Made a DIY Linux system of your own. Start by compiling each line of code and building each file system structure.
Create your own Linux system, unlike any distribution. The tutorial that follows is from linuxfromscratch.org. I chose the systemd LFS 8.0 stable version of the tutorial.
Talk about some of the problems encountered in this and their own solutions.
The ubuntu16.04 64-bit processor environment. This is called host system (gcc5.4.0). You need to install many environments for this host system to compile. Use this machine to compile all the running environments of the next machine.
There's a version.
An additional hard drive is also required. This can be mounted in a virtualbox. Since the compilation of space is very large, such as compiling a GCC generated files up to 2.5G, so a larger hard disk is required. Officials say at least 6 g. I have done many lfs, experience tells me at least 12G, better is 20G.
This extra hard drive is designed to accommodate a well-made system. Of course you can also use a larger file system to mount a hard drive.
There are many packages that need to be compiled. Here's a little bit of emphasis.
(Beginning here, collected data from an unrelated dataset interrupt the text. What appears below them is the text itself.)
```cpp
#if ERPL_FAST_F64
  bool extreme = false;
#endif
  for (;;) {
#if ERPL_FAST_F64
    {
      const bool hx = (ln.mode == kPhysics) && extreme;
      const unsigned long long xm = __ballot(hx);
      if (xm != 0ull) {
        ColdArgs ca = cold_args();
        unsigned long long base = 0;
        if (lane == 0) base = atomicAdd(ca->ext_cnt, (unsigned long long)__popcll(xm));
        base = __shfl(base, 0);
        if (hx) {
          const int rank = __builtin_amdgcn_mbcnt_hi((unsigned)(xm >> 32), __builtin_amdgcn_mbcnt_lo((unsigned)xm, 0));
          park_record(ln, traj_len, (real*)ca->ext_r, ca->ext_d, ca->ext_i, ca->res_cap, base + (unsigned long long)rank);
        }
      }
      extreme = false;
    }
#endif
    {
      bool thin = false;
      if (adopt_lanes > 0 && queue_empty) thin = __popcll(__ballot(ln.mode == kPhysics)) <= adopt_lanes;
      const bool need = (ln.mode == kPhysics) && (thin || ln.steps >= ln.stop_steps);
      const unsigned long long dm = __ballot(need);
      if (dm != 0ull) {
        ColdArgs ca = cold_args();
        const int ph = ca->phase;
        const int64_t cap = ca->res_cap;
        unsigned long long base = 0;
        if (lane == 0) base = atomicAdd(&ca->qcnt[ph + 1], (unsigned long long)__popcll(dm));
        base = __shfl(base, 0);
        if (need) {
          const int rank = __builtin_amdgcn_mbcnt_hi((unsigned)(dm >> 32), __builtin_amdgcn_mbcnt_lo((unsigned)dm, 0));
          const unsigned long long e = base + (unsigned long long)rank;
          park_record(ln, traj_len, (real*)ca->res_r[(ph + 1) & 1], ca->res_d[(ph + 1) & 1], ca->res_i[(ph + 1) & 1], cap, e);
        }
        if (adopt_lanes > 0) {
          __builtin_amdgcn_fence(__ATOMIC_RELEASE, "agent");
          if (need) {
            const int rank = __builtin_amdgcn_mbcnt_hi((unsigned)(dm >> 32), __builtin_amdgcn_mbcnt_lo((unsigned)dm, 0));
            __hip_atomic_store(&ca->res_i[(ph + 1) & 1][5 * cap + (int64_t)(base + (unsigned long long)rank)], ph + 1,
                               __ATOMIC_RELAXED, __HIP_MEMORY_SCOPE_AGENT);
          }
        }
      }
    }
    const unsigned long long idle = __ballot(ln.mode == kIdle);
    const int n_idle = __popcll(idle);
// ... 20 lines not shown
        unsigned long long got = 0;
        if (lane == 0) {
          const unsigned long long r = __hip_atomic_load(&ca->qcnt[src], __ATOMIC_RELAXED, __HIP_MEMORY_SCOPE_AGENT);
          unsigned long long h = __hip_atomic_load(&ca->qhead[src], __ATOMIC_RELAXED, __HIP_MEMORY_SCOPE_AGENT);
          if (h < r) {
            const unsigned long long want = (r - h < (unsigned long long)n_idle) ? r - h : (unsigned long long)n_idle;
            if (__hip_atomic_compare_exchange_strong(&ca->qhead[src], &h, h + want, __ATOMIC_RELAXED, __ATOMIC_RELAXED,
                                                     __HIP_MEMORY_SCOPE_AGENT)) { base = h; got = want; }
          }
        }
        base = __shfl(base, 0);
        n_in = base + __shfl(got, 0);
      }
      if (ln.mode == kIdle) {
        const int rank = __builtin_amdgcn_mbcnt_hi((unsigned)(idle >> 32), __builtin_amdgcn_mbcnt_lo((unsigned)idle, 0));
        const unsigned long long e = base + (unsigned long long)rank;
        if (e < n_in) {
          bool lost = false;
          if (adopt) {
            const int limit = ca->adopt_spin;
            int spins = 0;
            lost = limit < 0;
            while (!lost && __hip_atomic_load(&ri[5 * cap + e], __ATOMIC_RELAXED, __HIP_MEMORY_SCOPE_AGENT) != src) {
              __builtin_amdgcn_s_sleep(8);
              if (++spins > limit) lost = true;
            }
            if (lost) atomicAdd(&ca->counters[3], 1ull);
            __builtin_amdgcn_fence(__ATOMIC_ACQUIRE, "agent");
          }
          if (!lost) {
#pragma unroll
          for (int c = 0; c < 14; ++c) LY(ln, c) = rr[c * cap + e];
          ln.apogee = rr[14 * cap + e]; ln.first_apogee = rr[15 * cap + e]; ln.max_speed2 = (real)rr[16 * cap + e];
          ln.max_coast = (real)rr[17 * cap + e]; ln.cx = (real)rr[18 * cap + e]; ln.cy = (real)rr[19 * cap + e];
          ln.t = rd[0 * cap + e]; ln.t_rail = rd[1 * cap + e]; ln.apogee_t = rd[2 * cap + e];
          ln.first_apogee_t = rd[3 * cap + e]; ln.latch_t = rd[4 * cap + e];
          const int64_t id = ri[0 * cap + e];
          ln.id = id; ln.steps = ri[1 * cap + e]; ln.nrail = ri[2 * cap + e];
          const int fl = ri[3 * cap + e];
          ln.mode = fl >> 8;
          ln.chute = (fl & kRecChute) != 0; ln.nan_seen = (fl & kRecNanSeen) != 0;
          ln.apogee_detected = (fl & kRecApogee) != 0;
          ln.stop_steps = (chunk_steps > 0) ? ln.steps + chunk_steps : 0x7fffffff;
          p.dry = (real)rocket[0 * n + id]; p.prop = (real)rocket[1 * n + id];
          p.thrust = (real)motor[0 * n + id]; p.Ae = (real)motor[1 * n + id];
          p.mdot = (real)motor[2 * n + id]; p.burn = motor[3 * n + id];
#if ERPL_FAST_F32
          *bl = p.burn;
#endif
          lane_params_finish(S, p);
          wc.lo = 1; wc.hi = 0; wc.x0 = 0;
#pragma unroll
          for (int c = 0; c < 3; ++c) { wc.y0[c] = 0; wc.s[c] = 0; }
          lr.put_wind(wc);
          mach_cache_clear(mc);
          atm_cache_clear(ac);
          if (TRAJ) {
            ln.traj_slot = -1; traj_len = ri[4 * cap + e];
            for (int64_t m = 0; m < ca->n_traj; ++m) if (ca->traj_ids[m] == id) ln.traj_slot = m;
          }
          if (fl & kRecFresh) {
            traj_record<TRAJ>(ln, traj_len, false);
            if (!(ln.t < max_time)) {
              if (TRAJ && ln.traj_slot >= 0) ca->traj_len[ln.traj_slot] = traj_len;
              lane_finish(ln, ERPL_END_MAX_TIME);
            }
          }
          }
        }
      }
    }
    const unsigned long long phys = __ballot(ln.mode == kPhysics);
    if (phys == 0ull) {
      if (__ballot(ln.mode == kCoast) == 0ull) { if (queue_empty) break; else continue; }
      for (int burst = 0; burst < 256; ++burst) {
        if (ln.mode == kCoast) {
          LY(ln, 0) = rk4_combine(LY(ln, 0), dt_sixth, ln.cx, (real)0);
          LY(ln, 1) = rk4_combine(LY(ln, 1), dt_sixth, ln.cy, (real)0);
          ln.t += dt;
          ln.steps++;
          if (!(ln.t < max_time)) lane_finish(ln, ERPL_END_MAX_TIME);
        }
        if (__ballot(ln.mode == kCoast) == 0ull) break;
      }
      continue;
    }
    bool ended, nonfinite, alt_nan, latch_now, coast_out;
    ERPL_STAMP(ss.seg[0], ss.last);
#if ERPL_FAST_F32
    if (ln.mode == kPhysics) *tl = ln.t;
#endif
    if (kStepsAcrossLoop && ln.mode == kPhysics) steps_done -= (unsigned long long)ln.steps;
    do {
    ++wave_iters;
    ended = false; nonfinite = false; alt_nan = false; latch_now = false; coast_out = false;
#if ERPL_FAST_F64
    extreme = false;
#endif
    if (!ERPL_FAST_F32 && ln.mode == kCoast) {
      LY(ln, 0) = rk4_combine(LY(ln, 0), dt_sixth, ln.cx, (real)0);
      LY(ln, 1) = rk4_combine(LY(ln, 1), dt_sixth, ln.cy, (real)0);
      ln.t += dt;
      ln.steps++;
      if (!(ln.t < max_time)) lane_finish(ln, ERPL_END_MAX_TIME);
    }
    if (ln.mode == kPhysics) {
      real k[14], ys[14], acc[14];
#pragma unroll
      for (int c = 0; c < 14; ++c) { ys[c] = (real)LY(ln, c); acc[c] = 0; }
#if !ERPL_FAITHFUL
      int gates;
      real gate_t[3] = {0, 0, 0};
      {
#if ERPL_FAST_F32
        const double tb = *tl, burn = *bl;
#else
        const double tb = ln.t, burn = p.burn;
#endif
        const double th = tb + 0.5 * dt, tf = tb + dt;
        gates = ((tb <= burn) ? 1 : 0) | ((th <= burn) ? 2 : 0) | ((tf <= burn) ? 4 : 0);
        gates = (tb >= 0.0) ? gates : 0;
        if (C.motor_kind == ERPL_MOTOR_SOLID) { gate_t[0] = (real)tb; gate_t[1] = (real)th; gate_t[2] = (real)tf; }
      }
#if ERPL_FAST_F32
      asm volatile("" ::: "memory");
#endif
#endif
#pragma unroll ERPL_STAGE_UNROLL
      for (int stage = 0; stage < 4; ++stage) {
#if ERPL_FAITHFUL
        const double ts = (stage == 0) ? ln.t : ((stage == 3) ? ln.t + dt : ln.t + 0.5 * dt);
        rocket_dynamics(C, p, ln.id, wc, mc, ac, ln.chute, ts, ys, k, ss);
#else
        const int gi = (stage == 0) ? 0 : ((stage == 3) ? 2 : 1);
        rocket_dynamics_at<true>(C, p, ln.id, wc, mc, ac, ln.chute, 0.0, ((gates >> gi) & 1) != 0, gate_t[gi], ys, k, ss, lr);
#endif
        const real wgt = (stage == 0 || stage == 3) ? (real)1 : (real)2;
        const real adv = (stage == 2) ? full_dt : half_dt;
        if (stage < 3) {
#pragma unroll
          for (int c = 0; c < 14; ++c) {
            acc[c] = (stage == 0) ? k[c] : acc[c] + wgt * k[c];
            ys[c] = LY(ln, c) + adv * k[c];
          }
        }
        ERPL_STAMP(ss.seg[5], ss.last);
      }
      real yn[14];
#pragma unroll
      for (int c = 0; c < 14; ++c) yn[c] = rk4_combine(LY(ln, c), dt_sixth, acc[c], k[c]);
      {
        const real n2 = ((yn[6] * yn[6] + yn[7] * yn[7]) + yn[8] * yn[8]) + yn[9] * yn[9];
#if ERPL_FAITHFUL
        const real nrm = m_sqrt(n2);
        if (nrm > (real)1e-12) { yn[6] /= nrm; yn[7] /= nrm; yn[8] /= nrm; yn[9] /= nrm; }
        else { yn[6] = 1; yn[7] = 0; yn[8] = 0; yn[9] = 0; }
#else
        const real r = m_rsq(n2);
        yn[6] *= r; yn[7] *= r; yn[8] *= r; yn[9] *= r;
        if (!(n2 > (real)1e-24)) { ERPL_RARE_BLOCK(); yn[6] = 1; yn[7] = 0; yn[8] = 0; yn[9] = 0; }
#endif
      }
#pragma unroll
      for (int c = 0; c < 14; ++c) LY(ln, c) = yn[c];
#if ERPL_FAST_F32
      const double t_now = *tl + dt;
      *tl = t_now;
#else
      ln.t += dt;
      const double t_now = ln.t;
#endif
      ln.steps++;
      if (!kStepsAcrossLoop) ++steps_done;
      ERPL_STAMP(ss.seg[6], ss.last);
      const real alt = yn[2], vz = yn[5];
      alt_nan = m_isnan(alt);
      {
        const bool upd = !ln.nan_seen && (alt_nan || alt > ln.apogee);
        ln.apogee = upd ? alt : ln.apogee;
        ln.apogee_t = upd ? t_now : ln.apogee_t;
        ln.nan_seen = ln.nan_seen || alt_nan;
      }
      {
        const real sp2 = (real)((yn[3] * yn[3] + yn[4] * yn[4]) + vz * vz);
        ln.max_speed2 = (sp2 > ln.max_speed2) ? sp2 : ln.max_speed2;
#if ERPL_FAST_F64
        extreme = (sp2 > (real)(ERPL_HANDOFF_SPEED * ERPL_HANDOFF_SPEED)) || (alt < (real)-1e5);
#endif
// ... 62 lines not shown
          const bool burning = (pfc > 0) && (ln.t <= burn_time);
          bool fin = true;
#pragma unroll
          for (int c = 6; c < 13; ++c) fin = fin && m_finite(LY(ln, c));
          if (!burning && fin) {
            const real vx = (real)LY(ln, 3), vy = (real)LY(ln, 4);
            ln.cx = ((vx + 2 * vx) + 2 * vx) + vx;
            ln.cy = ((vy + 2 * vy) + 2 * vy) + vy;
#if !ERPL_FAST_F32
            const real x0 = LY(ln, 0), y0 = LY(ln, 1);
            const real x1 = rk4_combine(x0, dt_sixth, ln.cx, (real)0), y1 = rk4_combine(y0, dt_sixth, ln.cy, (real)0);
            const bool still = ((x1 == x0) || (m_isnan(x1) && m_isnan(x0))) && ((y1 == y0) || (m_isnan(y1) && m_isnan(y0)));
            if (still) {
              ColdArgs cc = cold_args();
              if (TRAJ) {
                traj_record<TRAJ>(ln, traj_len, false);
                while (ln.t < max_time) { ln.t += dt; ln.steps++; if (ln.t < max_time) traj_record<TRAJ>(ln, traj_len, false); }
              } else if (ln.nrail < cc->n_coast) {
                ln.t = cc->tables->coast_t[ln.nrail];
                ln.steps = cc->tables->coast_steps[ln.nrail];
              } else {
                while (ln.t < max_time) { ln.t += dt; ln.steps++; }
              }
              end = ERPL_END_MAX_TIME;
            } else if (!TRAJ) {
              ln.mode = kCoast;
            }
#else
            if (!TRAJ) {
            ColdArgs cc = cold_args();
            double tf = ln.t;
            int32_t total = ln.steps;
            if (ln.nrail < cc->n_coast) { tf = cc->tables->coast_t[ln.nrail]; total = cc->tables->coast_steps[ln.nrail]; }
            else { while (tf < max_time) { tf += dt; total++; } }
            const real m = (real)(total - ln.steps);
            LY(ln, 0) = LY(ln, 0) + m * (dt_sixth * ln.cx);
            LY(ln, 1) = LY(ln, 1) + m * (dt_sixth * ln.cy);
            ln.t = tf; ln.steps = total;
            end = ERPL_END_MAX_TIME;
            }
#endif
          }
        }
      }
      traj_record<TRAJ>(ln, traj_len, end >= 0);
      if (end >= 0) {
        if (TRAJ && ln.traj_slot >= 0) cold_args()->traj_len[ln.traj_slot] = traj_len;
        lane_finish(ln, end);
      }
      }
    }
  }
  ColdArgs ca = cold_args();
#if ERPL_STAMPS
  if (lane == 0) {
#pragma unroll
    for (int i = 0; i < 8; ++i) atomicAdd(&ca->counters[8 + i], ss.seg[i]);
  }
#endif
  if (lane == 0) atomicAdd(&ca->counters[2], wave_iters);
  for (int off = 32; off > 0; off >>= 1) steps_done += __shfl_down(steps_done, off);
  if (lane == 0) atomicAdd(&ca->counters[1], steps_done);
}

}
```
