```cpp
typedef __attribute__((address_space(1))) const void* gptr_t;
typedef __attribute__((address_space(3))) void* lptr_t;
typedef __attribute__((address_space(3))) const char* lptr_c;
__device__ __forceinline__ void rd128(unsigned addr, bf16x8& dst) { asm volatile("ds_read_b128 %0, %1" : "=v"(dst) : "v"(addr)); }
template <int OFF> __device__ __forceinline__ void rd128o(unsigned addr, bf16x8& dst) {
  asm volatile("ds_read_b128 %0, %1 offset:%2" : "=v"(dst) : "v"(addr), "n"(OFF));
}
template <int I, int N, int STRIDE> struct RdRows {
  __device__ static __forceinline__ void run(unsigned addr, bf16x8 (&dst)[N]) {
    rd128o<I * STRIDE>(addr, dst[I]);
    if constexpr (I + 1 < N) RdRows<I + 1, N, STRIDE>::run(addr, dst);
  }
};
template <int J, int N, int STRIDE> struct RdCols {
  __device__ static __forceinline__ void run(const unsigned (&addr)[N], unsigned flip, bf16x8 (&dst)[N]) {
    rd128o<J * STRIDE>(addr[J] ^ flip, dst[J]);
    if constexpr (J + 1 < N) RdCols<J + 1, N, STRIDE>::run(addr, flip, dst);
  }
};
__device__ __forceinline__ void buf_lds16(__amdgpu_buffer_rsrc_t r, unsigned lds, int voff, unsigned soff) {
  __builtin_amdgcn_raw_ptr_buffer_load_lds(r, (lptr_t)(size_t)lds, 16, voff, (int)soff, 0, 0);
}
#define DCT_BUF_INVALID ((int)0x80000000u)
template <int N> __device__ __forceinline__ void lgkm_wait3() { asm volatile("s_waitcnt lgkmcnt(%0)" ::"n"(N) : "memory"); }
__device__ __forceinline__ void touch8(bf16x8& r) { asm volatile("" : "+v"(r)); }

}
```

include/dct.h:

```cpp
#ifndef DCT_H_
#define DCT_H_

#include <stddef.h>
#include <stdint.h>

#ifdef __cplusplus
extern "C" {
#endif

typedef enum dct_status {
  DCT_OK = 0,
  DCT_ERR_BAD_ARG = -1,
  DCT_ERR_UNSUPPORTED = -2,
  DCT_ERR_LAUNCH = -3,
  DCT_ERR_WORKSPACE = -4
} dct_status;

typedef enum dct_dtype { DCT_F32 = 0, DCT_BF16 = 1, DCT_F16 = 2 } dct_dtype;

typedef struct dct_view {
  void* ptr;
  int32_t n, h, w, c;
  int64_t sn, sh, sw;
} dct_view;
// ... 246 lines not shown
int dct_confusion_counts(const float* const* logits, int S, const int64_t* gt ,
                         int B, int64_t pixels_per_image, int C, int32_t* counts , dct_stream stream);

enum { DCT_PROF_IGEMM = 0, DCT_PROF_WGRAD = 1, DCT_PROF_POINTWISE = 2, DCT_PROF_LOSS = 3,
       DCT_PROF_ADAM = 4, DCT_PROF_OTHER = 5, DCT_PROF_NCLASS = 6 };
int dct_prof_enable(int on);
enum { DCT_TUNE_IGEMM_SPLIT = 1,
       DCT_TUNE_WGRAD_CHUNKS = 3,
       DCT_TUNE_IGEMM_HALO = 7,
       DCT_TUNE_WGRAD_ROWS = 8,
       DCT_TUNE_WGRAD_ROWS_FILL = 9,
       DCT_TUNE_IGEMM_PACKED = 10,
       DCT_TUNE_ENET_WGRAD_BLOCKS = 12,
       DCT_TUNE_WGRAD_TARGET = 14,
       DCT_TUNE_WGRAD3_TARGET = 15,
       DCT_TUNE_IGEMM_SPLIT_TARGET = 16,
       DCT_TUNE_IGEMM_HALO_MIN_BLOCKS = 19,
       DCT_TUNE_IGEMM_HALO_COVER = 20,
       DCT_TUNE_IGEMM_PACKED_SPLIT = 23,
       DCT_TUNE_IGEMM_PACKED_FILL = 24,
       DCT_TUNE_ENET_MFMA = 26,
       DCT_TUNE_ENET_MWGRAD_WAVES = 28,
       DCT_TUNE_IGEMM_XCD = 39,
       DCT_TUNE_LEAN = 38 };
int dct_tune_set(int knob, int value);
int dct_prof_read(double* ms_per_class, int64_t* launches_per_class, int reset);
int dct_clock_probe(unsigned long long* out2, unsigned long long ref_ticks, dct_stream stream);
int dct_stamp(unsigned long long* slot, unsigned ring, dct_stream stream);

typedef struct dct_enet_bwd_in {
  const dct_view* g; const dct_view* g_mask;
  const float* mean; const float* invstd; const float* c1c2;
} dct_enet_bwd_in;
int dct_enet_conv_bwd_in(const dct_view* raw, const float* w, const dct_enet_tf* tf, const dct_enet_bwd_in* bin,
                         const dct_view* y, const dct_conv_desc* d, int transposed, int ws_out, int ws_tap, int ws_in,
                         const dct_view* resid_grad, const dct_view* resid_mask, int f32_mask, int dtype,
                         const dct_view* bn_raw, const float* bn_scale, const float* bn_shift, const float* bn_slope, int bn_act,
                         const float* bn_mean, const float* bn_invstd,
                         double* stats_partial, int stats_capacity_rows, int* stats_rows, dct_stream stream);
int dct_enet_bn_bwd_sums(const dct_view* raw, const dct_view* g, const dct_view* g_mask,
                         const float* scale, const float* shift, const float* slope, int act,
                         const float* mean, const float* invstd,
                         float* dgamma, float* dbeta, float* dslope, float* c1c2, int training,
                         int f32_mask, int dtype, void* workspace, size_t workspace_bytes, int partial_rows, dct_stream stream);
int dct_enet_bn_bwd_apply(const dct_view* raw, const dct_view* g, const dct_view* g_mask,
                          const float* scale, const float* shift, const float* slope, int act,
// ... 17 lines not shown
```

Baseline: 4825 imgs/sec.

## Add tall 16x16-patch shared-halo igemm variant with software-pipelined LDS reads

Adds a TH=16 variant of the shared-halo 3x3 implicit-GEMM kernel. It covers 16x16 output patches per block, so each halo load is amortised over twice as many rows. The new kernel uses a single halo buffer, double-buffered LDS reads interleaved with MFMAs under explicit waitcnts, and a fixed 4-waves-per-EU occupancy. The planner picks it for BN=128 convolutions when coverage and block count pass thresholds. The cost is fewer blocks, a serialised restage of A between channel chunks, and a tight LDS budget for the epilogue.

```diff
diff --git a/deep-co-training-for-semi-supervised-image-segmentation_amd/csrc/dct_common.h b/deep-co-training-for-semi-supervised-image-segmentation_amd/csrc/dct_common.h
--- a/deep-co-training-for-semi-supervised-image-segmentation_amd/csrc/dct_common.h
+++ b/deep-co-training-for-semi-supervised-image-segmentation_amd/csrc/dct_common.h
@@ -111,6 +111,7 @@
 extern int g_dct_skip_families;
 enum { DCT_DIAG_IGEMM_SPLIT_MAX_TILES = 1002, DCT_DIAG_IGEMM_SPLIT_MIN_KITERS = 1003,
        DCT_DIAG_IGEMM_POOL = 1005,
+       DCT_DIAG_IGEMM_HALO_TALL_MIN_BLOCKS = 1009,
        DCT_DIAG_STEM_DGRAD_MFMA = 1008,
        DCT_DIAG_SKIP_FAMILIES = 1100 };
 enum { DCT_FAM_IGEMM2 = 1, DCT_FAM_IGEMM3M = 2, DCT_FAM_IGEMM3P = 4, DCT_FAM_WGRAD2 = 8, DCT_FAM_WGRAD3 = 16, DCT_FAM_FOLDS = 32,
diff --git a/deep-co-training-for-semi-supervised-image-segmentation_amd/csrc/igemm.hip b/deep-co-training-for-semi-supervised-image-segmentation_amd/csrc/igemm.hip
--- a/deep-co-training-for-semi-supervised-image-segmentation_amd/csrc/igemm.hip
+++ b/deep-co-training-for-semi-supervised-image-segmentation_amd/csrc/igemm.hip
@@ -502,16 +502,82 @@
   }
 }
 
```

There are multiple packages to be compiled several times during the period. such as Binutils, GCC, glibc. Why compile it multiple times?
For the first time, binutils, GCC (6.3.0) was compiled with the GCC 5.4.0 of the host system to compile the remainder of the binutils, GCC, and glibc later with the compiled GCC 6.3.0. This way the software on the new system is compiled by the same compiler 6.3.0.
Each time a different setting, compile such as binutils, GCC, all the previous source code folder to delete, re-unzip, re-configure, recompile, reinstall. Otherwise, an irreversible error will occur. (e.g. after chroot new LFS system, GCC fails)
Other compiled source code can also be deleted, it is useless to keep. If you use it next time, you can keep it. It's good to save some space.
Some of these patches, such as glibc2.5, have some patches to play. can be used Patch-p3 <. /somewhere.patch hit patch. -P3 means that the directory under the same directory across three \ Slash directories, to be patched. Finish patching, then configure, then Make,make install.